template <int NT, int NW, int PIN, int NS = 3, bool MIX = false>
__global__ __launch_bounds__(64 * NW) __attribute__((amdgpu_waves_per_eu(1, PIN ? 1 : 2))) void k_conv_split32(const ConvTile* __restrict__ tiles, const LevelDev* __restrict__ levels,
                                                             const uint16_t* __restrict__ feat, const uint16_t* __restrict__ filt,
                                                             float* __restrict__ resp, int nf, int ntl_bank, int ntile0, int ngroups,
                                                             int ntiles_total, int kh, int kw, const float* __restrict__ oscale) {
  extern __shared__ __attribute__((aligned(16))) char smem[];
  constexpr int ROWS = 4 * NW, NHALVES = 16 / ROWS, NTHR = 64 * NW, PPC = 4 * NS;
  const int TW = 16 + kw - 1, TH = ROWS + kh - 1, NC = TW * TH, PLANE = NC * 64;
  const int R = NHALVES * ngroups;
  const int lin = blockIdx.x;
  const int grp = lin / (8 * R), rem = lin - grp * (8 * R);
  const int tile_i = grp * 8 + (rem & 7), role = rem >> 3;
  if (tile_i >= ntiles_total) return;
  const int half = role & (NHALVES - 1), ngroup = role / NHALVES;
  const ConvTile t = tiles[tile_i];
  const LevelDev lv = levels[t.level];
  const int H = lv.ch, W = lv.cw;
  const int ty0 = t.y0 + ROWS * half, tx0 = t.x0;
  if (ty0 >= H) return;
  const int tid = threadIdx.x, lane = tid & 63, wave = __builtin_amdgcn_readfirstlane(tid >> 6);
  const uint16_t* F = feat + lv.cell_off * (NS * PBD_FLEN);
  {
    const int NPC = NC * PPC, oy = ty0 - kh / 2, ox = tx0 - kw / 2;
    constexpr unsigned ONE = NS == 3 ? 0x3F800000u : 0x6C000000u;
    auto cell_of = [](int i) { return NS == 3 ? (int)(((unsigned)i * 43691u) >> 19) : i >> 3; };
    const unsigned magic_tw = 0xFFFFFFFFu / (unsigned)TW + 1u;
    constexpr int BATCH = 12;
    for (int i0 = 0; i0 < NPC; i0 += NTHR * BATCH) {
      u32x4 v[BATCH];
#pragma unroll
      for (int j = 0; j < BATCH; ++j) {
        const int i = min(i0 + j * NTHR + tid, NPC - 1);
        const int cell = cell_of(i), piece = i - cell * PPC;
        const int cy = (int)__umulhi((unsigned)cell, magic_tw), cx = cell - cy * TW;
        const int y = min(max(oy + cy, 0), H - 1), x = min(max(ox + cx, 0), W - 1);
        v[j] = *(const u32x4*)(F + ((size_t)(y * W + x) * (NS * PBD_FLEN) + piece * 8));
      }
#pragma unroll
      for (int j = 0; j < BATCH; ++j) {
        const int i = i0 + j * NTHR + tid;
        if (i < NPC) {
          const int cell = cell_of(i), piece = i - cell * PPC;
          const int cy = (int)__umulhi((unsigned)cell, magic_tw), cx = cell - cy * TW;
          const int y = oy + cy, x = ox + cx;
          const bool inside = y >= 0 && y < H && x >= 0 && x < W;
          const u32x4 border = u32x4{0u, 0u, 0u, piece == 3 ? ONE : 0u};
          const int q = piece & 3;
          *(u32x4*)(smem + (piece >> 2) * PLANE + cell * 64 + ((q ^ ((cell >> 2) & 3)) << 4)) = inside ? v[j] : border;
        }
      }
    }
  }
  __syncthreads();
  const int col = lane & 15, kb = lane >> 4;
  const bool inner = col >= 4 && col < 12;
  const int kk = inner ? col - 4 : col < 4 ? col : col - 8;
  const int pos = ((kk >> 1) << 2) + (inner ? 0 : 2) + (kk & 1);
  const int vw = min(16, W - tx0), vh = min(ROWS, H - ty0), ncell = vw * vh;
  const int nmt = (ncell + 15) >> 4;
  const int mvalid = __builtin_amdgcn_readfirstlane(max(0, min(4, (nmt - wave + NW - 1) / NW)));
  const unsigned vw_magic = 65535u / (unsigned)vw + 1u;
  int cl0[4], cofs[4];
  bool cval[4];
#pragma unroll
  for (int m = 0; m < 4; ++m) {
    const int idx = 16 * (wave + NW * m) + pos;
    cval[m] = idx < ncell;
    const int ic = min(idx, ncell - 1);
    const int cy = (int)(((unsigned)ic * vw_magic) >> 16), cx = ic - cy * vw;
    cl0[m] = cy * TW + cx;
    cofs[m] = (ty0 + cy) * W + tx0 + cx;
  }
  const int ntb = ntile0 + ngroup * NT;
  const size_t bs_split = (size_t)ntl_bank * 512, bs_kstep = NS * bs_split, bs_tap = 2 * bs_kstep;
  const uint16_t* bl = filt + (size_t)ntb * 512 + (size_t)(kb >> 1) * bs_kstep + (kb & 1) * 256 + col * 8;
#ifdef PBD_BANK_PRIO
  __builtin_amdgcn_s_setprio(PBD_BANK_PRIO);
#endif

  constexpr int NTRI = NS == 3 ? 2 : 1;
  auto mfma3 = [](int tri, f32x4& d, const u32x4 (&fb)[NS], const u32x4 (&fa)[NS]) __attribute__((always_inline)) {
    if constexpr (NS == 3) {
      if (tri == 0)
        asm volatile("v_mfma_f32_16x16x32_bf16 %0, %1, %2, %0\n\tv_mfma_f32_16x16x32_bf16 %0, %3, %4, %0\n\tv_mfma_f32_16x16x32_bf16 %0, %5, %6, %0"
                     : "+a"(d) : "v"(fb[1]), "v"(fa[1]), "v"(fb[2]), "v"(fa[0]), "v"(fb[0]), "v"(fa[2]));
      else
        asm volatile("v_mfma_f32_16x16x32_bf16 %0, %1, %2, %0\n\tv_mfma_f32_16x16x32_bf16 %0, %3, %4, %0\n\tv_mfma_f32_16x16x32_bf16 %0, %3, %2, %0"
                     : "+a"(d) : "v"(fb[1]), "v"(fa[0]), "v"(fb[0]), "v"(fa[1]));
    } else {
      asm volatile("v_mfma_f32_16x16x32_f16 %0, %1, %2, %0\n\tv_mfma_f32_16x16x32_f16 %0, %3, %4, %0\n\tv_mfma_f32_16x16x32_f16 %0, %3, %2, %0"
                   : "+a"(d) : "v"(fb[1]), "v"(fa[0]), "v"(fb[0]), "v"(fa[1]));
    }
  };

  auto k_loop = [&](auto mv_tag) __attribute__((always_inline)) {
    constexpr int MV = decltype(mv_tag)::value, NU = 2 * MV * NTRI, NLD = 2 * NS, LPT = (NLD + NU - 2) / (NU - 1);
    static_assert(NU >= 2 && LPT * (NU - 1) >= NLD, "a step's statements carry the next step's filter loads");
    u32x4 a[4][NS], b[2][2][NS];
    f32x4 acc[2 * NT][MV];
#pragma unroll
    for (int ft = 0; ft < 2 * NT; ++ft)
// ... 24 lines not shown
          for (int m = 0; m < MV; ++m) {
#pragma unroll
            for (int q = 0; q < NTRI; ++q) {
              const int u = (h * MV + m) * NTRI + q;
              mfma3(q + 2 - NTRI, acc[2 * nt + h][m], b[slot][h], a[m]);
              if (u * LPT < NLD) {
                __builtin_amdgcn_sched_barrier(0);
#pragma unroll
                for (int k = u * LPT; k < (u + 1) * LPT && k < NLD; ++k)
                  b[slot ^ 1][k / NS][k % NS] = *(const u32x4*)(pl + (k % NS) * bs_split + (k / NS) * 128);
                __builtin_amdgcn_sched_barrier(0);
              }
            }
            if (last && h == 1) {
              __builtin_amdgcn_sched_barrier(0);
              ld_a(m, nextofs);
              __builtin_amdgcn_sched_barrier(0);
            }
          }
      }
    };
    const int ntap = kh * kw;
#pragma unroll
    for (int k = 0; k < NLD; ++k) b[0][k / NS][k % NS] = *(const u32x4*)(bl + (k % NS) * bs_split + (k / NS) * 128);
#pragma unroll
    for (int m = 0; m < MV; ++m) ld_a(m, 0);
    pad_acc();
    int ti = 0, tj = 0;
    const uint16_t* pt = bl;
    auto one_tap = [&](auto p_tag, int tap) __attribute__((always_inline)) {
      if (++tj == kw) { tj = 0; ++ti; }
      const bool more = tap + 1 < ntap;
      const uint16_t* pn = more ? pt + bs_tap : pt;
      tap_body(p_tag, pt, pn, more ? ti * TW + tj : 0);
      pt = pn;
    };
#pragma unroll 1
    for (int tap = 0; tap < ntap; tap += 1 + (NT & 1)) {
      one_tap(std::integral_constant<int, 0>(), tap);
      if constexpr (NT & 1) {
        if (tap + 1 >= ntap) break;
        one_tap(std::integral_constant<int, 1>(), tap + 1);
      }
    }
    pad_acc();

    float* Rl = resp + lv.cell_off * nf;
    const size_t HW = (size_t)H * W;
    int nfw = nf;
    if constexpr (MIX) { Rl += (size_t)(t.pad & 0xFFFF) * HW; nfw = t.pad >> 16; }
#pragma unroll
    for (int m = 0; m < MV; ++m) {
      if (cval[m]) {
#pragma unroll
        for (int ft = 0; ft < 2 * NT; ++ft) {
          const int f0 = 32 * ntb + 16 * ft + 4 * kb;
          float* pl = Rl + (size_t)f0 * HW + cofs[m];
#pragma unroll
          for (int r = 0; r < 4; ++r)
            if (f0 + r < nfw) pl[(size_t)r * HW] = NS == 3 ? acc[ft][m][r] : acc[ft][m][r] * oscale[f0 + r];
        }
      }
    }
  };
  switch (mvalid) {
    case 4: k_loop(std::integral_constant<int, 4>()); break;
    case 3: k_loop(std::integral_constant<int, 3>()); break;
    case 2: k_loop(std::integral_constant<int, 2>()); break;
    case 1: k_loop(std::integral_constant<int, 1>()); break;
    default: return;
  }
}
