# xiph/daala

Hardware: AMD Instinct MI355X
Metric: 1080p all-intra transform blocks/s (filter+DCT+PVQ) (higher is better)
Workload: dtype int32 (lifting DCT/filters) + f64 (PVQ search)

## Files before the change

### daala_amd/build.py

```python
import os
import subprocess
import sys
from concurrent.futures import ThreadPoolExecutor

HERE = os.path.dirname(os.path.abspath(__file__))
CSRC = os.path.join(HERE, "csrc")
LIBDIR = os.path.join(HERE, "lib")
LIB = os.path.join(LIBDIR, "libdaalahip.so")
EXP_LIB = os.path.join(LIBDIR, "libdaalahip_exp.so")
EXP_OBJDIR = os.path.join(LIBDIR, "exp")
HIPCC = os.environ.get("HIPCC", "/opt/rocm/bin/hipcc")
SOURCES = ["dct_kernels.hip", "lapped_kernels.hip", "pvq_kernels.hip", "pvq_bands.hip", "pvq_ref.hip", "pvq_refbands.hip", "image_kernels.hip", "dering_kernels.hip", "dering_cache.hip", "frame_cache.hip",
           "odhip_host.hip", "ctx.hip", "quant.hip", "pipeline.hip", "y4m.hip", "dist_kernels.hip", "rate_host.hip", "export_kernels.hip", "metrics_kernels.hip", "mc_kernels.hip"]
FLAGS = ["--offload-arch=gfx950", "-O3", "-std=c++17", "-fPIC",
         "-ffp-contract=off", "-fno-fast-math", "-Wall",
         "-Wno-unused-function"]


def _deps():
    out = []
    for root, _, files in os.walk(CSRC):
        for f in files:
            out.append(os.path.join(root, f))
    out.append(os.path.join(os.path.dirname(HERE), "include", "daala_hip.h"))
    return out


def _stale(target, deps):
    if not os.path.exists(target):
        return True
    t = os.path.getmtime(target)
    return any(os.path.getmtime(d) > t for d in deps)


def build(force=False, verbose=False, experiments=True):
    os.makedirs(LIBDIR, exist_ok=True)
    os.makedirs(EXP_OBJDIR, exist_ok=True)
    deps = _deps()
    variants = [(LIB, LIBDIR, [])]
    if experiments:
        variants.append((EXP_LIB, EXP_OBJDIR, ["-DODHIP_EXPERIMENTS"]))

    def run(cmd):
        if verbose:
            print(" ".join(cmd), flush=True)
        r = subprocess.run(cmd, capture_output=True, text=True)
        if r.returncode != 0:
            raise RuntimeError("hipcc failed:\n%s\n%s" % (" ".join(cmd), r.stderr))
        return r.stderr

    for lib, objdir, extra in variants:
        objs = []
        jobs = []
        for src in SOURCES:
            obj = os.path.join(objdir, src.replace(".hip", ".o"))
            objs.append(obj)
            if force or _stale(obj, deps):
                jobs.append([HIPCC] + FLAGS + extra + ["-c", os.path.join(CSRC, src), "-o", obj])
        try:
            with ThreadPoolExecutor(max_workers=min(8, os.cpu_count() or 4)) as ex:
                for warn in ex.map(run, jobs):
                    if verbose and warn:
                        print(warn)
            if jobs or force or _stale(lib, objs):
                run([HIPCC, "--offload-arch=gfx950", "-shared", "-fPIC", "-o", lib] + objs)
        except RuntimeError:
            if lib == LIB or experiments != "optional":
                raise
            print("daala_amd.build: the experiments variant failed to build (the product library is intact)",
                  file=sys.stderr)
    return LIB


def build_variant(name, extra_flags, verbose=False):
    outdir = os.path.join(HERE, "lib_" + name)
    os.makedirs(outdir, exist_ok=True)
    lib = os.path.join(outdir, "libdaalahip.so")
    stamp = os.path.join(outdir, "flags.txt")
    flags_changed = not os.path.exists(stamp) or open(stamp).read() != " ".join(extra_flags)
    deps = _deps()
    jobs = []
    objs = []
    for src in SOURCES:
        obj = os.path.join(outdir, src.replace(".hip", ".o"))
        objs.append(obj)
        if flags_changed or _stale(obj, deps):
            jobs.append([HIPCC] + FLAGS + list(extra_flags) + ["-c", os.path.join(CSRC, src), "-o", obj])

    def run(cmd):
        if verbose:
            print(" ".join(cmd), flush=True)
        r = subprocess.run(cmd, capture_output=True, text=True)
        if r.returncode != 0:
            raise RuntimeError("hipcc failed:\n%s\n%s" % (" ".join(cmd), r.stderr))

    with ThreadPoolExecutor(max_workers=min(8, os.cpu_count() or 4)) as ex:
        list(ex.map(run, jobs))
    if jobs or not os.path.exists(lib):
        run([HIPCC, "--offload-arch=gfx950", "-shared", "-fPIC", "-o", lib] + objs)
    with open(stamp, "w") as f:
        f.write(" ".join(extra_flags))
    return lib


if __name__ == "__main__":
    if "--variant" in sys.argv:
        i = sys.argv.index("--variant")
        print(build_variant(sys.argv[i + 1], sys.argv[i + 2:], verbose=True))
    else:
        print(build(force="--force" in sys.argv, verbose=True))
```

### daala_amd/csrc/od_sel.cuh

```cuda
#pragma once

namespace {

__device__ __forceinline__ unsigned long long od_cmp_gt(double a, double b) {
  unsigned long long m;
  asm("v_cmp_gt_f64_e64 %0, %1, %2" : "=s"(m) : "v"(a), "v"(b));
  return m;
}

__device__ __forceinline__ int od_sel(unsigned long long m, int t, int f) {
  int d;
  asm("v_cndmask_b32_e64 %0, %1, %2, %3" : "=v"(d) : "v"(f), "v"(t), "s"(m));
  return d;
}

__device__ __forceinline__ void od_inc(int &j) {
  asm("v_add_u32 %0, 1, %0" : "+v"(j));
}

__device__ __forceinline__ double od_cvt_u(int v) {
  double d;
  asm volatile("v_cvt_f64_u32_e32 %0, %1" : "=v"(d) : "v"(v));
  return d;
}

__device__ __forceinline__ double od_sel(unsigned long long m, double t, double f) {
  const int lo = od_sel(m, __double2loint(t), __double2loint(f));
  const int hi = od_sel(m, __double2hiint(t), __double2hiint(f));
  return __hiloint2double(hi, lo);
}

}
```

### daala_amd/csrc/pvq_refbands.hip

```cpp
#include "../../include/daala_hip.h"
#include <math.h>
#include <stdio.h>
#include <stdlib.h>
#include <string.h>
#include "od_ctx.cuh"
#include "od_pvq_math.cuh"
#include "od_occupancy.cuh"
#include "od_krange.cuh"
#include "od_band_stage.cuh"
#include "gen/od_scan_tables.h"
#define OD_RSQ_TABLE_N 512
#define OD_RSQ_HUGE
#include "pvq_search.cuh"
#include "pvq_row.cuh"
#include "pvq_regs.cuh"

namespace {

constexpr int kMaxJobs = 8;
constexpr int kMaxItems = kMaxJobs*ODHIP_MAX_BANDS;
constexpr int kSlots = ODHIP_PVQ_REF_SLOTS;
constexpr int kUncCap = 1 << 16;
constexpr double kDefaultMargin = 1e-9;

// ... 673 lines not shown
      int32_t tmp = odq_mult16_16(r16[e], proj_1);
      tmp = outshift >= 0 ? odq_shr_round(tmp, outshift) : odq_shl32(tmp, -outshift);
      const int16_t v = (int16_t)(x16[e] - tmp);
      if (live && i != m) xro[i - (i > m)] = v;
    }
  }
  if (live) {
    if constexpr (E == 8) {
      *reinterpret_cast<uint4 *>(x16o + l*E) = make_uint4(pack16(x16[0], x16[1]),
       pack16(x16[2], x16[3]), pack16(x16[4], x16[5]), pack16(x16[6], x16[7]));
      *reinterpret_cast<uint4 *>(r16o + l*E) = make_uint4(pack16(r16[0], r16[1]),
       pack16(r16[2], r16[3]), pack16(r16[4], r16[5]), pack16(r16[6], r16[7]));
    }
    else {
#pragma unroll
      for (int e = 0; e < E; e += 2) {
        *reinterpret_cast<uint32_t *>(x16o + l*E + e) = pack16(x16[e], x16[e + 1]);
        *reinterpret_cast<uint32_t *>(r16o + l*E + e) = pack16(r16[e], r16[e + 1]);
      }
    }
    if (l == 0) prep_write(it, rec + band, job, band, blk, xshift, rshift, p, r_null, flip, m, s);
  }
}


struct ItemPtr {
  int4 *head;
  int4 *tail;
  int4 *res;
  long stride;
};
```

***

Would you please transcribe the lines above exactly, starting with the first line of the material and ending with the line that has "NW) __attribute__((amdgpu_waves_per_eu(1, PIN"?

- **Output of the task**:
template <int NT, int NW, int PIN, int NS = 3, bool MIX = false>
__global__ __launch_bounds__(64 * NW) __attribute__((amdgpu_waves_per_eu(1, PIN ? 1 : 2))) void k_conv_split32(const ConvTile* __restrict__ tiles, const LevelDev* __restrict__ levels,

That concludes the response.